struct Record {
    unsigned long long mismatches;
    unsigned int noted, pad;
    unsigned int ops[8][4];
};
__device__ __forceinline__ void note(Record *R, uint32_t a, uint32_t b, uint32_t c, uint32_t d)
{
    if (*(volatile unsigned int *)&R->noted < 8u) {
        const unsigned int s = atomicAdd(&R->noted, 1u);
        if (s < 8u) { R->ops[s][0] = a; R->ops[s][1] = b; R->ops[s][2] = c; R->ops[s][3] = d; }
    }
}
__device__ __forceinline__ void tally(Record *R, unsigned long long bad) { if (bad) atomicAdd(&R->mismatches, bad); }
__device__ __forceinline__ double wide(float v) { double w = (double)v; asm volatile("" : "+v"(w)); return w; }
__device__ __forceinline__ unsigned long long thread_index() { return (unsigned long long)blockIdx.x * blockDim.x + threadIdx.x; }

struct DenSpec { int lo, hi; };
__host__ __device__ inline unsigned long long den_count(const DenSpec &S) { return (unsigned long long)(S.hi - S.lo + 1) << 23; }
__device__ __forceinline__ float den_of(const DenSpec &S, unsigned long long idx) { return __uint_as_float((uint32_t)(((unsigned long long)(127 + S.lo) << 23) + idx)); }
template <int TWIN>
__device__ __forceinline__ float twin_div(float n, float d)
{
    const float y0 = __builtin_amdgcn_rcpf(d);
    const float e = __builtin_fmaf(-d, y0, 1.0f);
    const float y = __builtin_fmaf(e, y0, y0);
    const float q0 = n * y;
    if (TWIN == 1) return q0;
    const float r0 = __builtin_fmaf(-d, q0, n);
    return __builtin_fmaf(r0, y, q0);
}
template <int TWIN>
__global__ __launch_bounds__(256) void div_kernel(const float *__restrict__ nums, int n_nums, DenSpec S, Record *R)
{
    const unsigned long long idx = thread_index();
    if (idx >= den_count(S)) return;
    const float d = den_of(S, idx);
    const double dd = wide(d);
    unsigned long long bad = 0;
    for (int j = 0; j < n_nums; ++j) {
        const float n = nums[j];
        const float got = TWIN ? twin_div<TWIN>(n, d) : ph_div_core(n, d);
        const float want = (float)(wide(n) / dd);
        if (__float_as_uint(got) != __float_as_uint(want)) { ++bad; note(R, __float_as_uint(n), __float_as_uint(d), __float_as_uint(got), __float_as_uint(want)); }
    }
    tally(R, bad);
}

==

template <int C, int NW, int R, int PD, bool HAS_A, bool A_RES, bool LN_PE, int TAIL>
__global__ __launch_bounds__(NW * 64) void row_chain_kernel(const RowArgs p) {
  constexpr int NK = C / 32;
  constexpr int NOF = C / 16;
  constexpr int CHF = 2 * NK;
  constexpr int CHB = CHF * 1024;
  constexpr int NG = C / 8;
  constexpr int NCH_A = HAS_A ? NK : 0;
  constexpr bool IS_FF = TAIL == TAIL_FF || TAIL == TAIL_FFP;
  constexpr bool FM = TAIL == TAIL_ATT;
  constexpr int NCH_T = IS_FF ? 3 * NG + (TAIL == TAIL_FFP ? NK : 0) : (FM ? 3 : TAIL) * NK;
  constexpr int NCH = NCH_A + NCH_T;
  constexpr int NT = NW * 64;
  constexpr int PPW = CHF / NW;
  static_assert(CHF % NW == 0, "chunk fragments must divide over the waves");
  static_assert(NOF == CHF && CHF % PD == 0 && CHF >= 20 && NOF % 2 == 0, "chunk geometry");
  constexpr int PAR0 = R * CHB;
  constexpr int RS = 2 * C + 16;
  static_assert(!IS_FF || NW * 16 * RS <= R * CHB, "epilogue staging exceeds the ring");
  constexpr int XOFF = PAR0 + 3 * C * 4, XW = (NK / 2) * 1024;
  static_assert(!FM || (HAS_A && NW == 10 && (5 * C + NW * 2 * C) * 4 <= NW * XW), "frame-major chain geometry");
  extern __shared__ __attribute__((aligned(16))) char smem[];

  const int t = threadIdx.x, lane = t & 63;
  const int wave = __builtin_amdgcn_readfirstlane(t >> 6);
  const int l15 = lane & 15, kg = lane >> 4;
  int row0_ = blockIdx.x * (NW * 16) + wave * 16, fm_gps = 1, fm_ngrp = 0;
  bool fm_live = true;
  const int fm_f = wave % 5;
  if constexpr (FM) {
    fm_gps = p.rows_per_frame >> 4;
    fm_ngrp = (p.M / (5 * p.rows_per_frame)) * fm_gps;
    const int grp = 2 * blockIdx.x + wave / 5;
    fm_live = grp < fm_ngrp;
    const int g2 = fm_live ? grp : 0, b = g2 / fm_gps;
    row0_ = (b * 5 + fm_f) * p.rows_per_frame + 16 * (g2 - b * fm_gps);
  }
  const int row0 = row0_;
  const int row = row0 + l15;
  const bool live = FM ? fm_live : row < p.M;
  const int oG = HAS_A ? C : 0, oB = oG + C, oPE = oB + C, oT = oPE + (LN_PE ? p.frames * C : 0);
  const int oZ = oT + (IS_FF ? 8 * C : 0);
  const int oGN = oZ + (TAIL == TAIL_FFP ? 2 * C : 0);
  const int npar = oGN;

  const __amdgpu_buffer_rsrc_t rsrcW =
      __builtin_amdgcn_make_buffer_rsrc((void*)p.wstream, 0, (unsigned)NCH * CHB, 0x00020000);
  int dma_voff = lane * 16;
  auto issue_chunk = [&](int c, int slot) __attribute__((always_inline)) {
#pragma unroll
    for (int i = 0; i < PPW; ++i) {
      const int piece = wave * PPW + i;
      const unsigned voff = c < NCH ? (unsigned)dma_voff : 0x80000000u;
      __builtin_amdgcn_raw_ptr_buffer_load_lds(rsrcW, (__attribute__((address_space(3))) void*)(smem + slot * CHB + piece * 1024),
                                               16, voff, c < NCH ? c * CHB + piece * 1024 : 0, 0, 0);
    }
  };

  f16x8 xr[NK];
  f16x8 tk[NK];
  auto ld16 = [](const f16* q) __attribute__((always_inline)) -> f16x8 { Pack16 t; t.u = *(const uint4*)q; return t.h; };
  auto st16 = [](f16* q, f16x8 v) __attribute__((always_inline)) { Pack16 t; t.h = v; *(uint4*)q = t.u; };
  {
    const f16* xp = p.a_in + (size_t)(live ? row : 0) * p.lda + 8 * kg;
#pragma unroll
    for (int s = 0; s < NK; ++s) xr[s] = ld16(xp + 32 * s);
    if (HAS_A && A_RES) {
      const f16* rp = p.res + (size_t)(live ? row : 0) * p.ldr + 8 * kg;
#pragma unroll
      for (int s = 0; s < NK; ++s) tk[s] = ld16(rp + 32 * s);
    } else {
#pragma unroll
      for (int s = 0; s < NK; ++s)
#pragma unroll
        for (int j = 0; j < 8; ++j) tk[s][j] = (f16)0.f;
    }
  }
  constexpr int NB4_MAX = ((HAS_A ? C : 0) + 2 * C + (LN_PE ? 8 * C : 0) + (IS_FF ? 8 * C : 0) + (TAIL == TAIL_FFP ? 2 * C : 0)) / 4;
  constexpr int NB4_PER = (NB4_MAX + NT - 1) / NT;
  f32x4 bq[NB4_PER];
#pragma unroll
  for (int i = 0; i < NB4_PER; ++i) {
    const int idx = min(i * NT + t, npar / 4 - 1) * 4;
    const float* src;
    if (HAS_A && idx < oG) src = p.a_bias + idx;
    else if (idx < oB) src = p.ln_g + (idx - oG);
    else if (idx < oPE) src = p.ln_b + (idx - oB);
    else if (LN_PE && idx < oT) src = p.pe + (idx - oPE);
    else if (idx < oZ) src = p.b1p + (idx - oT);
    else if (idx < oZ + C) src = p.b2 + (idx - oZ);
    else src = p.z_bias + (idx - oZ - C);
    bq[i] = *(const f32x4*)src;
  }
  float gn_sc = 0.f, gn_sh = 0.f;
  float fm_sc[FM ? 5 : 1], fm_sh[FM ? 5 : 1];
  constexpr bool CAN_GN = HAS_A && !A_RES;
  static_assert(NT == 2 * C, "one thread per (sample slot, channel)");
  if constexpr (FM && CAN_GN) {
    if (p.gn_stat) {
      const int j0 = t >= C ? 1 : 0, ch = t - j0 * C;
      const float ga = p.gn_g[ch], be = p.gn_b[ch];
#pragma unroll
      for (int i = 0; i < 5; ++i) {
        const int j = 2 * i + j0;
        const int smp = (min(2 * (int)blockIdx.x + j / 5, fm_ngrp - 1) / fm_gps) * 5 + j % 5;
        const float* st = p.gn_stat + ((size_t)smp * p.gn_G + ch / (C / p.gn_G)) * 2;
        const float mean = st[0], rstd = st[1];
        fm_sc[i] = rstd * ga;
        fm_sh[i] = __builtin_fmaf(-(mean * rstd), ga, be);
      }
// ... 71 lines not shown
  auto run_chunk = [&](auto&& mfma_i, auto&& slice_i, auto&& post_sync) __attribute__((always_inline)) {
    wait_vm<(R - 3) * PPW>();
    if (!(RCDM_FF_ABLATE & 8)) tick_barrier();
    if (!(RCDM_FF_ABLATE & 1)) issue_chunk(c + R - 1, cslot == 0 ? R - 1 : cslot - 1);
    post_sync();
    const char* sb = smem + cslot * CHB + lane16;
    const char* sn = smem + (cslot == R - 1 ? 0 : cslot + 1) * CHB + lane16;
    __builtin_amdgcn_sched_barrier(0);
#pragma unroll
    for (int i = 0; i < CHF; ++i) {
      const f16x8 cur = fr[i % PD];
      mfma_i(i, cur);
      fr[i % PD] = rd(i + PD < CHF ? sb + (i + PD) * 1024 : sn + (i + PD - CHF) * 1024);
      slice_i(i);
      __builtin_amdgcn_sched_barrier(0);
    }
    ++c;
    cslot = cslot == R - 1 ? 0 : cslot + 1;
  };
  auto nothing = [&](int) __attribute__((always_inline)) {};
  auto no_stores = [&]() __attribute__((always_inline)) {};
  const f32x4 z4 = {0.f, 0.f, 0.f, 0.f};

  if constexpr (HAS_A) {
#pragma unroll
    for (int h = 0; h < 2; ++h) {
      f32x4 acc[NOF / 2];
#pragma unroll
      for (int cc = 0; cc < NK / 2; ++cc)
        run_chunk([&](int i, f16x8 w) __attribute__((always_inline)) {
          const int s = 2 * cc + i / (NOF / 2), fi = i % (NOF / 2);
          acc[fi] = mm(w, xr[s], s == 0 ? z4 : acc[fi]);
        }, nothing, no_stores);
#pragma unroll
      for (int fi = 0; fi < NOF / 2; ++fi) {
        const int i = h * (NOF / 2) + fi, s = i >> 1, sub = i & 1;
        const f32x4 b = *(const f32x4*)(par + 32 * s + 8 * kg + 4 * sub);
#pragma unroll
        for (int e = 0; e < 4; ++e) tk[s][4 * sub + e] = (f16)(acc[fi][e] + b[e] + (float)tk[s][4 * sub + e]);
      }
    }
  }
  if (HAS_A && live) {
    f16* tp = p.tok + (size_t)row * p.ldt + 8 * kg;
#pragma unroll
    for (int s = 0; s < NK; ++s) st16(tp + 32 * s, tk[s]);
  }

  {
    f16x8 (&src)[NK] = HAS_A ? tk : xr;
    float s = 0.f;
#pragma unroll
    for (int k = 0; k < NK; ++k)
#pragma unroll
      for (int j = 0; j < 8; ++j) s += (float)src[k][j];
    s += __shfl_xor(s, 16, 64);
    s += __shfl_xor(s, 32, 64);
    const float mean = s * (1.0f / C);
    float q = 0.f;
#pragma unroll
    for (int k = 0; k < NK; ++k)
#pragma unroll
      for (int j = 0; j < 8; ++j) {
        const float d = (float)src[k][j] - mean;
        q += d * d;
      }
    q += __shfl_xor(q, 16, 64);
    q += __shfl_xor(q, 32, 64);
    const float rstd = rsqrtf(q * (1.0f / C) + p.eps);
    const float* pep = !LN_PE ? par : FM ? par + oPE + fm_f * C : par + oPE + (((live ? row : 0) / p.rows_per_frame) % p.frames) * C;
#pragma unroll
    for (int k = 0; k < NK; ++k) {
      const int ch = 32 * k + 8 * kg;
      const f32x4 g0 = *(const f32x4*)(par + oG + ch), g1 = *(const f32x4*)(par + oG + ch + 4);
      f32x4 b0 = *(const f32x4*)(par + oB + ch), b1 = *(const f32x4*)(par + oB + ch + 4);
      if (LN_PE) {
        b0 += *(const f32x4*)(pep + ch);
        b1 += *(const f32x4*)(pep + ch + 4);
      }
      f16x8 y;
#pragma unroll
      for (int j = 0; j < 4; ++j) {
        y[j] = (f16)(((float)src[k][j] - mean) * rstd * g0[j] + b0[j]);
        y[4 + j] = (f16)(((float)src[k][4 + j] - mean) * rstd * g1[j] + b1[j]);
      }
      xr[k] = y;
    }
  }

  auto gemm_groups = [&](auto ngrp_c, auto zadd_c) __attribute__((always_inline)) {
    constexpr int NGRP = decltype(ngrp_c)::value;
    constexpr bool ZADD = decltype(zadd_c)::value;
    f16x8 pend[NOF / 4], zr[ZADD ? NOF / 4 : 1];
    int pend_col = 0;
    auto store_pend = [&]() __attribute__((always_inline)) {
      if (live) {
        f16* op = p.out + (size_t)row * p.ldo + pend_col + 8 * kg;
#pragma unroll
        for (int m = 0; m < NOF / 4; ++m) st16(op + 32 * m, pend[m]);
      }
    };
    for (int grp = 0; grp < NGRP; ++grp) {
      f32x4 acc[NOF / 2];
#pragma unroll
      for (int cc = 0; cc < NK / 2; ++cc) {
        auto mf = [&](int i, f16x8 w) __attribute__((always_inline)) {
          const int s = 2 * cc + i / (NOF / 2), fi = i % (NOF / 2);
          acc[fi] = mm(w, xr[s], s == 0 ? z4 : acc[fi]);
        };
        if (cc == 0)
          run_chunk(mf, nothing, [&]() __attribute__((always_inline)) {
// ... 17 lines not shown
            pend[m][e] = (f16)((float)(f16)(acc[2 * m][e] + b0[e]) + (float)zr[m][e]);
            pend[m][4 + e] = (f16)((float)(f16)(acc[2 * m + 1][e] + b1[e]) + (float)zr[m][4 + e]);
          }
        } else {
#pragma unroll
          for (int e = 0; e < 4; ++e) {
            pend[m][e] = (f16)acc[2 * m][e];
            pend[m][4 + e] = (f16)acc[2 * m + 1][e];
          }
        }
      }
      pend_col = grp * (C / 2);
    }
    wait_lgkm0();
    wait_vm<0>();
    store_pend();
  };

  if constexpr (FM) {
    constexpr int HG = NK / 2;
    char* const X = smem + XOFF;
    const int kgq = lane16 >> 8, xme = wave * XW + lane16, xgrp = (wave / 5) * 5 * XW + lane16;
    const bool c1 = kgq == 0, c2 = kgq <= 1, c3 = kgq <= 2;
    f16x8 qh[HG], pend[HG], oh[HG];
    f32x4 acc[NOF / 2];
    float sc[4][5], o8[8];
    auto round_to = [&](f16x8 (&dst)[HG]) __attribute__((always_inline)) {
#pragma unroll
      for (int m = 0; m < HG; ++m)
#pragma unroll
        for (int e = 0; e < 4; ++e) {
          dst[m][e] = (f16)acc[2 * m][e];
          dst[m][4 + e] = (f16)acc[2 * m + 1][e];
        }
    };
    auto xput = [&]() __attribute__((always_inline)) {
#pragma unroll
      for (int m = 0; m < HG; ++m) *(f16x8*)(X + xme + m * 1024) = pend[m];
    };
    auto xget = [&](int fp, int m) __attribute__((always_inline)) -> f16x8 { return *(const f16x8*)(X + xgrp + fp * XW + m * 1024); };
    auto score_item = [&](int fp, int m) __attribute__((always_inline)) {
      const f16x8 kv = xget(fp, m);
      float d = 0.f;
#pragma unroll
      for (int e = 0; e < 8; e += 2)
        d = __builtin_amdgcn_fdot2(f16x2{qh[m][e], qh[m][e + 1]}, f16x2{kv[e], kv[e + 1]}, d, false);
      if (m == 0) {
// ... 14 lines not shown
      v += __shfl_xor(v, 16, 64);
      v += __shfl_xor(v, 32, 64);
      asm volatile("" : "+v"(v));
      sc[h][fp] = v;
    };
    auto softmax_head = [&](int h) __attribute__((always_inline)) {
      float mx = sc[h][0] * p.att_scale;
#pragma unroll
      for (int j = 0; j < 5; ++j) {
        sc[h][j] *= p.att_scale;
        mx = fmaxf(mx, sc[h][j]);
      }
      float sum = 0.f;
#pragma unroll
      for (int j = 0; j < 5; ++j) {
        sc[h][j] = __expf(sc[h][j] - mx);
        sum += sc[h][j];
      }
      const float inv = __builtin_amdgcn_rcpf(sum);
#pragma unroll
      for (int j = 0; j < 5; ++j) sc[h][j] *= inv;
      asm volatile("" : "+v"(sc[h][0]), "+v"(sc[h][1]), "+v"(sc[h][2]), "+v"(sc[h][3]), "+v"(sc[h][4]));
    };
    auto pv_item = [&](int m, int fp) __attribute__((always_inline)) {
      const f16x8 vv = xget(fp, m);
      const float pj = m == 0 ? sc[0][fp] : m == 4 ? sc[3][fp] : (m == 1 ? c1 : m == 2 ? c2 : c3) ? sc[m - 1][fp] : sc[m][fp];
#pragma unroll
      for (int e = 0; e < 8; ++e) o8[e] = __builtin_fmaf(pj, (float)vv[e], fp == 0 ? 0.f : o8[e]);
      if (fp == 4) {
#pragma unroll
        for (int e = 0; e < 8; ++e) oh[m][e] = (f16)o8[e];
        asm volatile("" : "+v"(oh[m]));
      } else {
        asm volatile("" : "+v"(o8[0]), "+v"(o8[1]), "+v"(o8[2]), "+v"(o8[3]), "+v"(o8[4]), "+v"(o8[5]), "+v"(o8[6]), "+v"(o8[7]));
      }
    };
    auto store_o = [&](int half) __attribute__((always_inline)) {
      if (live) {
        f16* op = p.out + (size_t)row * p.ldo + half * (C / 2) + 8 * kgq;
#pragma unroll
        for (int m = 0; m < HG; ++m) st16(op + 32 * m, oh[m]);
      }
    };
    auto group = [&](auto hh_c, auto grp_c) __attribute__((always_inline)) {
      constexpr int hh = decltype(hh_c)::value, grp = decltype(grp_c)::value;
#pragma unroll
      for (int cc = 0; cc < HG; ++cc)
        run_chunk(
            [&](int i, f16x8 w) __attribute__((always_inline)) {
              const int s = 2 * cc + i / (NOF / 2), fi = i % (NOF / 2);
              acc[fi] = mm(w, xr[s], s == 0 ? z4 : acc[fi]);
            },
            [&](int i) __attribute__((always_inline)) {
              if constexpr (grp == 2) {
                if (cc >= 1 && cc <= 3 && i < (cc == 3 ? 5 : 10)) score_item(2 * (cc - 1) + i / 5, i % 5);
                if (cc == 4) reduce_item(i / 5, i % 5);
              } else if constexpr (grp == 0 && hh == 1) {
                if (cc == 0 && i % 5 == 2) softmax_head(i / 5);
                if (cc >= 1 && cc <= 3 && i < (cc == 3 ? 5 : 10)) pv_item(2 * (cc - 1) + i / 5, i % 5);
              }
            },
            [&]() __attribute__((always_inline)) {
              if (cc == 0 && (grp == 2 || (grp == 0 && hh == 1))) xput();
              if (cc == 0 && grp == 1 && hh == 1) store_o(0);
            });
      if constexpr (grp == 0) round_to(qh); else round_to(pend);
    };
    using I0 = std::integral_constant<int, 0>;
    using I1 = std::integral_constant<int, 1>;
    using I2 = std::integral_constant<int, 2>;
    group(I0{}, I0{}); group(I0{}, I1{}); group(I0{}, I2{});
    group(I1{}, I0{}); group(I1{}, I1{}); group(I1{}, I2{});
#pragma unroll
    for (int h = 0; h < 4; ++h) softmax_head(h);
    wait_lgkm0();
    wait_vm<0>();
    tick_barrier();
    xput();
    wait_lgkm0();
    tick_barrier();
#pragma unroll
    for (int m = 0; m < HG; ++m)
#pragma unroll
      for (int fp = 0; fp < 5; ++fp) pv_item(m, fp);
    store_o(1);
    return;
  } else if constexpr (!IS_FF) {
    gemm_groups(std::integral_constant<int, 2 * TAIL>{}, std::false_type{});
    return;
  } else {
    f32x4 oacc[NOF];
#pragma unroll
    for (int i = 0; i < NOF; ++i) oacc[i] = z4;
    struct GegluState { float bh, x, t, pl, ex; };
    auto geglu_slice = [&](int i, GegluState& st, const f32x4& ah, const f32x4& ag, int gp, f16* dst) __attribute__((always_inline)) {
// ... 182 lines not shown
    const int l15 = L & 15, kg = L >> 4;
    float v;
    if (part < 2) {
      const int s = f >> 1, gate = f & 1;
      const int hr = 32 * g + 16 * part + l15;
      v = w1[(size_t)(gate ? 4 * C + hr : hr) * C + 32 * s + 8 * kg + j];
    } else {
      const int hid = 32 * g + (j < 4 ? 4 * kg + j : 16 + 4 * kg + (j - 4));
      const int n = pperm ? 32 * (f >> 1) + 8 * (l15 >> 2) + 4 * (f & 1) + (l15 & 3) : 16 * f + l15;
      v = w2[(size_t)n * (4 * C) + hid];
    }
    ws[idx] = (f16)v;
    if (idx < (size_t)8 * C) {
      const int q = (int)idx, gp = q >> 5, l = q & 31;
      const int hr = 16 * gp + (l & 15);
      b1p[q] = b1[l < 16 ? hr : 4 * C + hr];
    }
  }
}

*WHAT TO DO*
List every line above containing the word "Record".

*ANSWER TO THIS PROBLEM*
struct Record {
__device__ __forceinline__ void note(Record *R, uint32_t a, uint32_t b, uint32_t c, uint32_t d)
__device__ __forceinline__ void tally(Record *R, unsigned long long bad) { if (bad) atomicAdd(&R->mismatches, bad); }
__global__ __launch_bounds__(256) void div_kernel(const float *__restrict__ nums, int n_nums, DenSpec S, Record *R)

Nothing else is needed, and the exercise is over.